When a treaty has remained unratified through the Administrations of Presidents Truman, Eisenhower, Kennedy, Johnson, Nixon, Ford, and Carter, it seems appropriate to ask why before rejecting the collective wisdom of the U.S. Senate over 37 years. Anyone who takes time to read the Genocide Convention can easily see that it is a double-edged piece of propaganda and a constitutional embarrassment.
The Genocide Convention was born in an era when civilized nations were shocked at the enormity of Hitler’s genocide against the Jewish people. Time has not dulled that memory.
However, the deletion of the word “political” from the list of groups that can be the victims of genocide means that the Genocide Convention whitewashes the later examples of genocide in Afghanistan, Uganda, Cambodia, Tibet, and in the purges carried out in the Soviet Union. This double standard makes the treaty a fraud—it postures against genocide while giving a clean bill of health to those who currently commit genocide.
The word “genocide” is commonly understood to mean a government crime against substantial numbers of people. The Genocide Convention, however, is written to allow criminal charges to be brought against an individual private citizen who is alleged to harm a single person on vague charges such as “complicity” and “causing mental harm.”
The Genocide Convention could put American citizens in the clutches of an international penal tribunal where our Bill of Rights would not protect us. It would put our national head in the noose of the World Court, which recently demonstrated its lack of respect for the law by grabbing jurisdiction over a case it had no legal right to take, and then ruling 15-to-1 against the United States.
The terms of the Genocide Convention are so alien to American national interests and individual civil liberties that anyone can see its defects and dangers. In asking us to ratify it, its advocates are asking us to ignore the clear language of the treaty and accept it as a piece of “symbolism,” as a “statement” against genocide.
Let’s assume, for the sake of argument only, that the Genocide Convention will not put at risk the constitutional rights of American citizens because (a) the treaty doesn’t really mean what it says, or (b) the timid “reservations” suggested by the State Department will protect us. Even if that were true, the Genocide Convention is a can of worms which encourages all the symbolism to crawl against us.

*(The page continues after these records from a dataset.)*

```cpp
struct ftte_ctx {
    ftte::Multi *multi = nullptr;
    int device = 0;
    Stream stream;
    std::string err;

    bool grid_set = false;
    int n = 0;
    int64_t ncell = 0;
    double box = 0;

    Options opt;

    int nnu = 0;
    MediumField kappa;

    int emit_mode = 0;
    MediumField emis;

    DeviceBuffer<double> acc[3][kMaxAcc];

    int last_brick_form = -1, last_brick_dataflow = -1, last_brick_whole = 0;
    std::vector<Stream> lane_stream;
    std::vector<Event> pipe_up;
    std::vector<Event> lane_done;
    Event ev_fork;
    BrickDataflow bflow;
    int xcc_count = -1;
    int8_t xcc_queue[16] = {};
    long long brick_plans = 0;
    BrickPlan bplan;
    BrickTables btables;
    DeviceBuffer<double> d_faces;

    Plan plan;
    DeviceBuffer<LayerRec> d_layers;
    DeviceBuffer<WorkItem> d_items;
    Sent<double> d_uvb;
    bool plan_uploaded = false;

    std::vector<LaunchTiming> timing;
    int timing_used = 0;

    AmrTree tree;
    DeviceTree dtree;
// ... 118 lines not shown
```

### radiativetransfer_amd/csrc/ftte_internal.h

```cpp
#pragma once
#include <cstdint>

#include "ftte_math.h"

namespace ftte {

enum RayClass : int {
    RC_ONE = 0,
    RC_TWO_U = 1,
    RC_TWO_V = 2,
    RC_THREE_U = 3,
    RC_THREE_V = 4,
    RC_THREE_U_SWAP = 5,
    RC_THREE_V_SWAP = 6
};

struct LayerRec {
    double dpath[3];
    int32_t info;
    int32_t drift;
};
static_assert(sizeof(LayerRec) == 32, "LayerRec must be 32 bytes");

struct DirRec {
// ... 41 lines not shown
    const LayerRec *layers;
    double *faces;
    double w;
    double pad;
};

struct BrickGroup {
    BrickDir dir[kBrickMaxDirs];
    const double *kappa;
    const double *emis;
    double *J;
    int64_t org;
    int32_t si, sv, su;
    int32_t ndir;
    int32_t bu, bv;
    int64_t bi;
};

struct BrickTask { int16_t group, tu, tv, ti; };
constexpr int kBrickAccumulate = 0x4000;
constexpr int kBrickTuMask = 0x3ff, kBrickLaneLoShift = 10, kBrickGroupMask = 0xff, kBrickLaneHiShift = 8;
constexpr int kBrickTvMask = 0x3ff, kBrickBoxShift = 10, kBrickBoxMask = 31;
static_assert(sizeof(BrickTask) == 8, "BrickTask must be 8 bytes");

struct BrickLaunch {
    const BrickGroup *groups;
    const BrickTask *tasks;
    const double *uvb;
    int64_t group_stride;
    int64_t face_stride;
    int64_t vface_off, iface_off;
    int64_t uqface_off;
    int32_t n, ntasks, nnu, chunk;
    int32_t nu0;
    int32_t emit;
    int32_t up, vp;
    int32_t nslot;
    int32_t uw, ut;
    uint32_t *ticket, *done, *error;
    const int32_t *deps;
    uint32_t epoch;
    int32_t through;
    int32_t tiled, ablate;
    const uint32_t *queue;
    uint32_t qoff[kBrickQueues], qlen[kBrickQueues];
    int8_t xcc_queue[16];
    int32_t atomic_acc;
    int32_t sub;
    int32_t deal;
    ftte_consts math;
};

constexpr unsigned kXcds = 8;
struct BrickWork { unsigned task, slot; };
FTTE_HD BrickWork brick_deal(unsigned work, unsigned nnu, unsigned deal)
{
    BrickWork W;
    W.task = work / nnu;
    W.slot = work - W.task * nnu;
    if (deal) {
        const unsigned low = nnu & (0u - nnu), g = low < kXcds ? low : kXcds;
        W.slot = (W.slot + W.task / (kXcds / g * deal)) % nnu;
    }
    return W;
}

constexpr int kAmrBatch = 96;

struct SegRec {
    int32_t seg;
    int32_t up, up2;
    int32_t at;
// ... 91 lines not shown
```

### radiativetransfer_amd/csrc/ftte_kernels.h

```cpp
#pragma once
#include <hip/hip_runtime_api.h>

#include "ftte_internal.h"

namespace ftte {

int launch_sweep(const LaunchRec &L, int rows, int waves, int stack, int nnu, int lds_pad, hipStream_t stream);
int launch_brick(const BrickLaunch &L, int max_dirs, int waves, int lds_pad, hipStream_t stream, bool masked = false, int persistent = 0);
bool brick_whole_form(const BrickLaunch &L, int waves, bool masked = false);
int launch_xcc_census(unsigned *mask_dev, hipStream_t stream);
int launch_brick_pair(const BrickLaunch &L, int max_dirs, int waves, int lds_pad, hipStream_t stream);
int launch_to_layout(int layout, const double *src, double *dst, int n, int nnu, long group_stride, hipStream_t stream, bool tiled = false, int tchunk = 0);
int launch_set_layouts(const double *src, double *dst0, double *dst1, double *dst2, int n, int nnu, long group_stride, hipStream_t stream);
int launch_merge(const double *const *acc, const int *layout, int count, double *J, int n, int nnu, long group_stride,
                 bool accumulate, hipStream_t stream, const int32_t *leaf_of_base = nullptr, long j_stride = 0, bool tiled = false, int tchunk = 0);
int launch_merge_blocks(const double *const *acc, const int *layout, int count, double *J, int n, int nnu, long group_stride,
                        const int32_t *blocks, int nblocks, int nmb, hipStream_t stream, bool tiled = false, int tchunk = 0);
int launch_sum_parts(const double *const *parts, int nparts, double *out, long count, hipStream_t stream);
int launch_base_cells(const double *leaf_values, const int32_t *leaf_of_base, double *base_values, long nbase, long ncell, int nnu,
                      hipStream_t stream);
int launch_amr_export(const AmrLevelRec &A, int64_t most_exports, hipStream_t stream);
int launch_amr_fine_import(const AmrLevelRec &A, int64_t most_imports, hipStream_t stream);
int launch_opacity(const double *HI, const double *HeI, const double *HeII, const double *beta, double *kappa, long ncell,
                   int nnu, hipStream_t stream);
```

Just imagine these accusations of the crime of “genocide” being presented in international courts or forums under the loose and vague definitions in the treaty, and without the U.S. Bill of Rights protections.
Washington, D.C., Mayor Marion Barry accuses President Reagan of genocide because he continues to do business with South Africa. American servicemen who serve in military actions overseas (e.g., Vietnam, Grenada) are held for trial because they “deliberately inflict conditions of life calculated to bring about physical destruction.” Christian missionaries in Africa and Asia are accused of “intent to destroy a religious group.”
Americans who distribute contraceptives in Third World countries are accused of “measures intended to prevent births within the group.” Likewise for abortion clinics and family planning centers in the United States.
Israel is tried for carrying out a preemptive raid against the Palestine Liberation Organization. A U.S. Senator or Congressman who praises Israel’s self-defense action is accused of “public incitement to commit genocide.”
The Nestle Corporation is accused of “inflicting on the group conditions of life calculated to bring about physical destruction” because of its sale of infant formula to Third World countries. Union Carbide is accused of “conspiracy” and “complicity” to commit genocide in India.
In American courts, such charges would be quickly dismissed. International forums, however, are really propaganda forums, as indicated by the recent anti-American action of the World Court. Indeed, we can pull out, as the Reagan Administration did from the Nicaragua case before the World Court; but we lost the verdict in the propaganda battle.
The propaganda potential for anti-American symbolism is far greater than for anti-genocide symbolism. Regardless of which side we might find ourselves on in any of these controversies, it would be a national embarrassment to have to defend our case in an international court (which, practically by definition, would be anti-American and anti-Israel).